template <int CL, int LL, int SD, int SLCAP, int SECT, uint32_t GROUPS, int FLAGS>
__global__ void __launch_bounds__(AIR_THREADS, air_waves_per_simd(SD, SLCAP, SECT)) air_kernel(AirArgs a) {
    constexpr bool FIRST = (FLAGS & AF_FIRST) != 0, LAST = (FLAGS & AF_LAST) != 0, EV_IN = (FLAGS & AF_EV_IN) != 0, EV_OUT = (FLAGS & AF_EV_OUT) != 0;
    constexpr int SL = SD ? (SD > 8 ? SD : 8) : SLCAP;
    constexpr bool DEEP = SD == 0 && SLCAP == 12;
    const int cl = (int)a.cl, ll = (int)a.ll;
    const int sl = SD ? SL : (int)a.sl;
    const int sd = SD ? SD : (int)a.stack_depth;
    const fe* c_sponge_mds = a.consts->sponge_mds; const fe* c_sponge_inv_mds = a.consts->sponge_inv_mds;
    const fe* c_hasher_mds = a.consts->hasher_mds; const fe* c_hasher_inv_mds = a.consts->hasher_inv_mds;
    const size_t k = (size_t)blockIdx.x * AIR_THREADS + threadIdx.x;
    if (k >= a.n) return;
    const uint32_t ql = blockIdx.y;
    const uint32_t qg = a.q0 + ql;
    const uint32_t jl = ql * a.coset_step;
    const size_t kn = (k + 1 == a.n) ? 0 : k + 1;
    const fe* cur_p = a.lde + (size_t)jl * a.n + k;
    const fe* nxt_p = a.lde + (size_t)jl * a.n + kn;
    const size_t cs = a.col_stride;
#define CUR(c) cur_p[(size_t)(c) * cs]
#define NXT(c) nxt_p[(size_t)(c) * cs]

    const uint64_t nmask = ((uint64_t)1 << a.log_N) - 1;
    const uint64_t gi = ((uint64_t)k << a.log_b) + (uint64_t)qg * a.coset_step;
    const uint32_t step = (uint32_t)(((uint64_t)k << 3) + qg);
    const uint64_t n64 = a.n;

    const fe c_opc = CUR(0), n_opc = NXT(0);
    fe c_sp[4], n_sp[4], cf[3], ld[5], hd[2], n_cf[3];
#pragma unroll
    for (int i = 0; i < 4; i++) { c_sp[i] = CUR(1 + i); n_sp[i] = NXT(1 + i); }
#pragma unroll
    for (int i = 0; i < 3; i++) { cf[i] = CUR(5 + i); n_cf[i] = NXT(5 + i); }
#pragma unroll
    for (int i = 0; i < 5; i++) ld[i] = CUR(8 + i);
#pragma unroll
    for (int i = 0; i < 2; i++) hd[i] = CUR(13 + i);
    fe c_ctx[CL], n_ctx[CL], c_lp[LL], n_lp[LL], o[SL], nw[SL];
    {
        uint32_t col = 15;
#pragma unroll
        for (int i = 0; i < CL; i++) { bool on = (uint32_t)i < a.ctx_depth; c_ctx[i] = on ? CUR(col + i) : fe_zero(); n_ctx[i] = on ? NXT(col + i) : fe_zero(); }
        col += a.ctx_depth;
#pragma unroll
        for (int i = 0; i < LL; i++) { bool on = (uint32_t)i < a.loop_depth; c_lp[i] = on ? CUR(col + i) : fe_zero(); n_lp[i] = on ? NXT(col + i) : fe_zero(); }
        col += a.loop_depth;
#pragma unroll
        for (int i = 0; i < SL; i++) { bool on = i < sd; o[i] = on ? CUR(col + i) : fe_zero(); nw[i] = on ? NXT(col + i) : fe_zero(); }
    }

    if constexpr ((SECT & 1) != 0) {
        const fe xp = dpow(a, (gi * (6 * n64 + 2)) & nmask);
        const fe one = fe_one();
#pragma unroll 1
        for (int pass = 0; pass < 2; pass++) {
            const fe* cc = a.coef + pass * 94;
            fe_acc R, A; fe_acc_zero(R); fe_acc_zero(A);
            auto term = [&](const fe& v, uint32_t idx) { fe_acc_mac(R, v, cc[idx]); fe_acc_mac(A, v, cc[idx + 1]); };
            term(pass ? fe_sub(c_opc, a.op_count) : c_opc, 0);
            if (pass == 0) { for (int i = 0; i < 4; i++) term(c_sp[i], 2 + 2 * i); }
            else { for (int i = 0; i < 2; i++) term(fe_sub(c_sp[i], a.program_hash[i]), 2 + 2 * i); }
            for (int i = 0; i < 3; i++) term(pass ? fe_sub(cf[i], one) : cf[i], 10 + 2 * i);
            for (int i = 0; i < 5; i++) term(pass ? fe_sub(ld[i], one) : ld[i], 16 + 2 * i);
            for (int i = 0; i < 2; i++) term(pass ? fe_sub(hd[i], one) : hd[i], 26 + 2 * i);
            for (int i = 0; i < CL; i++) if (i < cl) term(c_ctx[i], 30 + 2 * i);
            for (int i = 0; i < LL; i++) if (i < ll) term(c_lp[i], 62 + 2 * i);
            const uint32_t nio = pass ? a.num_outputs : a.num_inputs;
// ... 121 lines not shown
                fe_acc_mac(A, ccpy, fe_sub(c_ctx[i], n_ctx[i]));
                const fe v = fe_acc_reduce(A);
                acc.emit(20 + i, 2, v);
            }
#pragma unroll
            for (int i = 0; i < LL; i++) {
                if (i >= ll) break;
                fe v = fe_mul(lcpy, fe_sub(c_lp[i], n_lp[i]));
                if (i >= 1) v = fe_add(v, fe_mul(f_loop, fe_sub(c_lp[i - 1 < 0 ? 0 : i - 1], n_lp[i])));
                v = fe_add(v, fe_mul(f_break, i + 1 < ll ? fe_sub(c_lp[i + 1 < LL ? i + 1 : 0], n_lp[i]) : n_lp[i]));
                acc.emit(20 + cl + i, 2, v);
            }
        } else {
            auto ctx_cur = [&](int i) { return (uint32_t)i < a.ctx_depth ? CUR(15 + i) : fe_zero(); };
            auto ctx_nxt = [&](int i) { return (uint32_t)i < a.ctx_depth ? NXT(15 + i) : fe_zero(); };
            const uint32_t lcol = 15 + a.ctx_depth;
            auto lp_cur = [&](int i) { return (uint32_t)i < a.loop_depth ? CUR(lcol + i) : fe_zero(); };
            auto lp_nxt = [&](int i) { return (uint32_t)i < a.loop_depth ? NXT(lcol + i) : fe_zero(); };
#pragma unroll 1
            for (int i = 0; i < cl; i++) {
                const fe ni = ctx_nxt(i);
                fe_acc A; fe_acc_zero(A);
                fe_acc_mac(A, push, fe_sub(i == 0 ? c_sp[0] : ctx_cur(i - 1), ni));
                fe_acc_mac(A, pop, i + 1 < cl ? fe_sub(ctx_cur(i + 1), ni) : ni);
                fe_acc_mac(A, ccpy, fe_sub(ctx_cur(i), ni));
                acc.emit(20 + i, 2, fe_acc_reduce(A));
            }
#pragma unroll 1
            for (int i = 0; i < ll; i++) {
                const fe ni = lp_nxt(i);
                fe_acc A; fe_acc_zero(A);
                fe_acc_mac(A, lcpy, fe_sub(lp_cur(i), ni));
                if (i >= 1) fe_acc_mac(A, f_loop, fe_sub(lp_cur(i - 1), ni));
                fe_acc_mac(A, f_break, i + 1 < ll ? fe_sub(lp_cur(i + 1), ni) : ni);
                acc.emit(20 + cl + i, 2, fe_acc_reduce(A));
            }
        }
    }

    constexpr bool NESTED = SD == 4 || (SD == 0 && SLCAP == 8) || DEEP;
    static_assert(NESTED ? (SECT & 120) == 0 : GROUPS == 0, "nested-sum instances select stack operations with GROUPS, the per-operation instance with SECT");
    if constexpr (NESTED && (GROUPS & AG_STACK_ALL & ~AG_DEEP) != 0) {
        constexpr int NS = SD == 4 ? 4 : 8;
        StackRows rows;
#pragma unroll
        for (int i = 0; i < 8; i++) { rows.o[i] = o[i]; rows.nw[i] = nw[i]; }
#pragma unroll
        for (int i = 8; i < 12; i++) rows.o[i] = DEEP ? o[i < SL ? i : 0] : fe_zero();
        rows.hd0 = hd[0];
        rows.sl = DEEP ? sl : 8;
        const fe lo0h = fe_mul(lo2[0], hd[0]);
        StackHigh high;
        high.push = hdf[0]; high.cmp = hdf[1]; high.rescr = hdf[2]; high.keep = fe_add(begin_flag, noop_flag);
        if constexpr ((GROUPS & AG_RESCR) != 0) {
            constexpr int NZ = (SD != 0 && SD < 6) ? SD : 6;
            fe os[6], ns[6];
#pragma unroll
            for (int i = 0; i < 6; i++) os[i] = i < NZ ? fe_cube(fe_add(o[i], per[8 + i])) : per[23 + i];
            matmul<6>(os, c_hasher_mds);
            constexpr int NR = NS < 6 ? NS : 6;
#pragma unroll
            for (int i = 0; i < NR; i++) {
                fe_acc A; fe_acc_zero(A);
#pragma unroll
                for (int j = 0; j < NZ; j++) fe_acc_mac(A, c_hasher_inv_mds[i * 6 + j], nw[j]);
                ns[i] = fe_acc_reduce(A);
            }
#pragma unroll
            for (int i = 0; i < NR; i++) high.resc[i] = fe_sub(fe_sub(fe_cube(ns[i]), per[14 + i]), os[i]);
        }
        AIR_SYNC();
        const uint32_t sbase = 20 + cl + ll;
        static_for_air<0, NS + 2>([&](auto k_) {
            constexpr int kk = decltype(k_)::value;
            constexpr int I = kk < NS ? kk : (kk == NS ? ST_AUX0 : ST_AUX1);
            constexpr bool touched = st_touches<I, GROUPS>();
            if constexpr (touched || !EV_OUT) {
                if (I >= 8 || I < sd) {
                    fe v = fe_zero();
                    if constexpr (touched) v = st_output<I, GROUPS, SD, DEEP>(rows, lo2, lo0h, mid, top, high);
                    fe* slot = a.ev[I] + pidx;
                    if constexpr (EV_IN) v = touched ? fe_add(v, *slot) : *slot;
                    if constexpr (EV_OUT) *slot = v;
                    else acc.emit(I >= 8 ? sbase + (I - 8) : sbase + 2 + I, 4, v);
                }
            } else if constexpr (!EV_IN) {
                a.ev[I][pidx] = fe_zero();
            }
            AIR_SYNC();
        });
    }
    if constexpr (!NESTED && (SECT & 120) != 0) {
        constexpr int SLR = SL;
        fe ev[SLR], aux0 = fe_zero(), aux1 = fe_zero();
#pragma unroll
        for (int i = 0; i < SLR; i++) ev[i] = fe_zero();
        auto agg = [&](int i, const fe& f, const fe& v) { if (i < sd) ev[i] = fe_add(ev[i], fe_mul(f, v)); };
        auto copy_from = [&](int from, const fe& f) {
#pragma unroll
            for (int i = 0; i < SLR; i++) if (i >= from && i < sl) agg(i, f, fe_sub(o[i], nw[i]));
        };
        auto rshift = [&](int num, const fe& f) {
#pragma unroll
            for (int i = 0; i < SLR; i++) if (i >= num && i < sl) agg(i, f, fe_sub(o[i - num < 0 ? 0 : i - num], nw[i]));
        };
        auto lshift = [&](int from, int num, const fe& f) {
#pragma unroll
            for (int i = 0; i < SLR; i++) {
                if (i >= from - num && i < sl - num) agg(i, f, fe_sub(o[i + num < SL ? i + num : 0], nw[i]));
                else if (i >= sl - num && i < sl) agg(i, f, nw[i]);
            }
        };
        fe f;
        constexpr bool HD_FUSED = false;
        if constexpr (!NESTED && (SECT & 8) != 0) {
        f = LDF(0x12); agg(0, f, fe_sub(nw[0], o[0]));
        rshift(1, fe_add(LDF(0x10), f));
        f = LDF(0x13); agg(0, f, fe_sub(nw[0], o[0])); agg(1, f, fe_sub(nw[1], o[1]));
        f = LDF(0x15); agg(0, f, nw[0]); agg(1, f, nw[1]);
        rshift(2, fe_add(fe_add(LDF(0x11), LDF(0x13)), LDF(0x15)));
        f = LDF(0x14);
#pragma unroll
        for (int i = 0; i < 4; i++) agg(i, f, fe_sub(nw[i], o[i]));
        rshift(4, f);
        lshift(1, 1, fe_add(assert_flag, LDF(0x03)));
        aux0 = fe_add(aux0, fe_mul(assert_flag, fe_sub(fe_one(), o[0])));
        lshift(2, 2, LDF(0x01));
        aux0 = fe_add(aux0, fe_mul(LDF(0x01), fe_sub(o[0], o[1])));
        lshift(4, 4, LDF(0x04));
        f = LDF(0x18); agg(0, f, fe_sub(nw[0], o[1])); agg(0, f, fe_sub(nw[1], o[0])); copy_from(2, f);
        f = LDF(0x19); agg(0, f, fe_sub(nw[0], o[2])); agg(1, f, fe_sub(nw[1], o[3])); agg(2, f, fe_sub(nw[2], o[0])); agg(3, f, fe_sub(nw[3], o[1])); copy_from(4, f);
        f = LDF(0x1A);
#pragma unroll
// ... 66 lines not shown
            f = hdf[1];
            fe x_bit = nw[1], y_bit = nw[2], not_set = nw[3];
            agg(0, f, is_bin(x_bit)); agg(1, f, is_bin(y_bit));
            fe bit_gt = fe_mul(x_bit, bnot(y_bit)), bit_lt = fe_mul(y_bit, bnot(x_bit));
            agg(2, f, fe_sub(nw[4], fe_add(o[4], fe_mul(bit_gt, not_set))));
            agg(3, f, fe_sub(nw[5], fe_add(o[5], fe_mul(bit_lt, not_set))));
            agg(4, f, fe_sub(nw[6], fe_add(o[6], fe_mul(y_bit, o[0]))));
            agg(5, f, fe_sub(nw[7], fe_add(o[7], fe_mul(x_bit, o[0]))));
            agg(6, f, fe_sub(not_set, fe_mul(bnot(o[5]), bnot(o[4]))));
            agg(7, f, fe_sub(fe_double(nw[0]), o[0]));
            copy_from(8, f);
        }
        copy_from(0, fe_add(begin_flag, noop_flag));
        }
        if constexpr (!HD_FUSED && (SECT & 64) != 0) {
        {
            f = hdf[2];
            fe os[6], ns[6];
#pragma unroll
            for (int i = 0; i < 6; i++) os[i] = fe_cube(fe_add(o[i], per[8 + i]));
            matmul<6>(os, c_hasher_mds);
#pragma unroll
            for (int i = 0; i < 6; i++) ns[i] = nw[i];
            matmul<6>(ns, c_hasher_inv_mds);
#pragma unroll
            for (int i = 0; i < 6; i++) ns[i] = fe_sub(fe_cube(ns[i]), per[14 + i]);
#pragma unroll
            for (int i = 0; i < 6; i++) agg(i, f, fe_sub(ns[i], os[i]));
            copy_from(6, f);
        }
        }

        const uint32_t sbase = 20 + cl + ll;
        if constexpr ((SECT & 40) != 0) { acc.emit(sbase, 4, aux0); acc.emit(sbase + 1, 4, aux1); }
#pragma unroll
        for (int i = 0; i < SLR; i++) if (i < sd) acc.emit(sbase + 2 + i, 4, ev[i]);
    }
    if constexpr (DEEP && (GROUPS & AG_DEEP) != 0) {
        {
            const uint32_t sbase = 20 + cl + ll;
            const fe lo_all = fe_add(fe_add(lo2[0], lo2[1]), fe_add(lo2[2], lo2[3]));
            fe fl1, fl2, fl4, fr1, fr2, fr4, fcp;
            { fe_acc A; fe_acc_zero(A); fe_acc_mac(A, mid[0], lo2[3]); fe_acc_mac(A, mid[2], lo_all); fl1 = fe_add(fe_mul(top[0], fe_acc_reduce(A)), assert_flag); }
            { fe_acc A; fe_acc_zero(A); fe_acc_mac(A, mid[0], fe_add(lo2[1], lo2[2])); fe_acc_mac(A, mid[1], fe_add(lo2[1], lo2[3])); fl2 = fe_mul(top[0], fe_acc_reduce(A)); }
            fl4 = fe_mul(top[0], fe_mul(mid[1], fe_add(lo2[0], lo2[2])));
            fr1 = fe_add(fe_mul(top[1], fe_mul(mid[0], fe_add(lo2[0], lo2[2]))), hdf[0]);
            { fe_acc A; fe_acc_zero(A); fe_acc_mac(A, mid[0], fe_add(lo2[1], lo2[3])); fe_acc_mac(A, mid[1], lo2[1]); fr2 = fe_mul(top[1], fe_acc_reduce(A)); }
            fr4 = fe_mul(top[1], fe_mul(mid[1], lo2[0]));
            {
                fe_acc A; fe_acc_zero(A); fe_acc_mac(A, mid[2], lo_all); fe_acc_mac(A, mid[3], fe_add(lo2[0], lo2[1]));
                fe_acc B; fe_acc_zero(B); fe_acc_mac(B, top[1], fe_acc_reduce(A)); fe_acc_mac(B, top[0], fe_mul(mid[3], fe_add(fe_add(lo2[0], lo2[1]), lo2[2])));
                fcp = fe_add(fe_add(fe_acc_reduce(B), fe_add(hdf[1], hdf[2])), fe_add(begin_flag, noop_flag));
            }
            const uint32_t scol = 15 + a.ctx_depth + a.loop_depth;
#pragma unroll 1
            for (int i = 8; i < sd; i++) {
                const fe ni = NXT(scol + i);
                auto item = [&](int j) { return CUR(scol + j); };
                auto left = [&](int num) { return i + num < sl ? fe_sub(item(i + num), ni) : ni; };
                fe_acc A; fe_acc_zero(A);
                fe_acc_mac(A, fcp, fe_sub(item(i), ni));
                fe_acc_mac(A, fr1, fe_sub(item(i - 1), ni)); fe_acc_mac(A, fr2, fe_sub(item(i - 2), ni)); fe_acc_mac(A, fr4, fe_sub(item(i - 4), ni));
                fe_acc_mac(A, fl1, left(1)); fe_acc_mac(A, fl2, left(2)); fe_acc_mac(A, fl4, left(4));
                acc.emit(sbase + 2 + i, 4, fe_acc_reduce(A));
            }
        }
    }

    if constexpr (SECT == 1) return;
    const bool on_trace = (qg == 0);
    if (on_trace && k + 1 != a.n && acc.nonzero) atomicMin(a.bad_step, (unsigned long long)k);
    acc.res = fe_acc_reduce(acc.res_acc);
    constexpr bool EMITS_STACK = (SECT & 120) != 0 || (GROUPS & AG_DEEP) != 0 || ((GROUPS & AG_STACK_ALL) != 0 && !EV_OUT);
    constexpr uint32_t USED = ((SECT & 2) ? 0x2Fu : 0u) | ((SECT & 4) ? 0x18u : 0u) | ((SECT & 128) ? 0x04u : 0u) | (EMITS_STACK ? 0x10u : 0u);
#pragma unroll
    for (int i = 0; i < 6; i++) if (((ACC_MASK & USED) >> i) & 1u) acc.adj[i] = fe_add(acc.adj[i], fe_acc_reduce(acc.adj_acc[i]));
    if constexpr (!FIRST) {
        acc.res = fe_add(acc.res, a.partial[pidx]);
#pragma unroll
        for (int i = 0; i < 6; i++) if (LAST || ((USED >> i) & 1u)) acc.adj[i] = fe_add(acc.adj[i], a.partial[(size_t)(i + 1) * pstride + pidx]);
    }
    if constexpr (!LAST) {
        a.partial[pidx] = acc.res;
#pragma unroll
        for (int i = 0; i < 6; i++) if (FIRST || ((USED >> i) & 1u)) a.partial[(size_t)(i + 1) * pstride + pidx] = acc.adj[i];
        return;
    }
    fe t;
    if (on_trace && k + 1 != a.n) {
        t = fe_zero();
    } else {
        const uint32_t degs[6] = {2, 3, 4, 6, 7, 8};
        fe_acc T; fe_acc_zero(T);
        fe_acc_add(T, acc.res);
#pragma unroll
        for (int g = 0; g < 6; g++) {
            uint64_t p = 8 * n64 - 1 - (n64 - 1) * degs[g];
            fe_acc_mac(T, acc.adj[g], dpow(a, (gi * p) & nmask));
        }
        t = fe_acc_reduce(T);
    }
    a.out[((size_t)2 * gridDim.y + ql) * a.n + k] = t;
#undef CUR
#undef NXT
}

Task to complete:
Copy the lines of the data above exactly as written, beginning with the line containing "auto ctx_nxt = [&](int" and ending with the line containing "const fe ni = lp_nxt(i);", and leave out all other lines.

Solution to the problem:
            auto ctx_nxt = [&](int i) { return (uint32_t)i < a.ctx_depth ? NXT(15 + i) : fe_zero(); };
            const uint32_t lcol = 15 + a.ctx_depth;
            auto lp_cur = [&](int i) { return (uint32_t)i < a.loop_depth ? CUR(lcol + i) : fe_zero(); };
            auto lp_nxt = [&](int i) { return (uint32_t)i < a.loop_depth ? NXT(lcol + i) : fe_zero(); };
#pragma unroll 1
            for (int i = 0; i < cl; i++) {
                const fe ni = ctx_nxt(i);
                fe_acc A; fe_acc_zero(A);
                fe_acc_mac(A, push, fe_sub(i == 0 ? c_sp[0] : ctx_cur(i - 1), ni));
                fe_acc_mac(A, pop, i + 1 < cl ? fe_sub(ctx_cur(i + 1), ni) : ni);
                fe_acc_mac(A, ccpy, fe_sub(ctx_cur(i), ni));
                acc.emit(20 + i, 2, fe_acc_reduce(A));
            }
#pragma unroll 1
            for (int i = 0; i < ll; i++) {
                const fe ni = lp_nxt(i);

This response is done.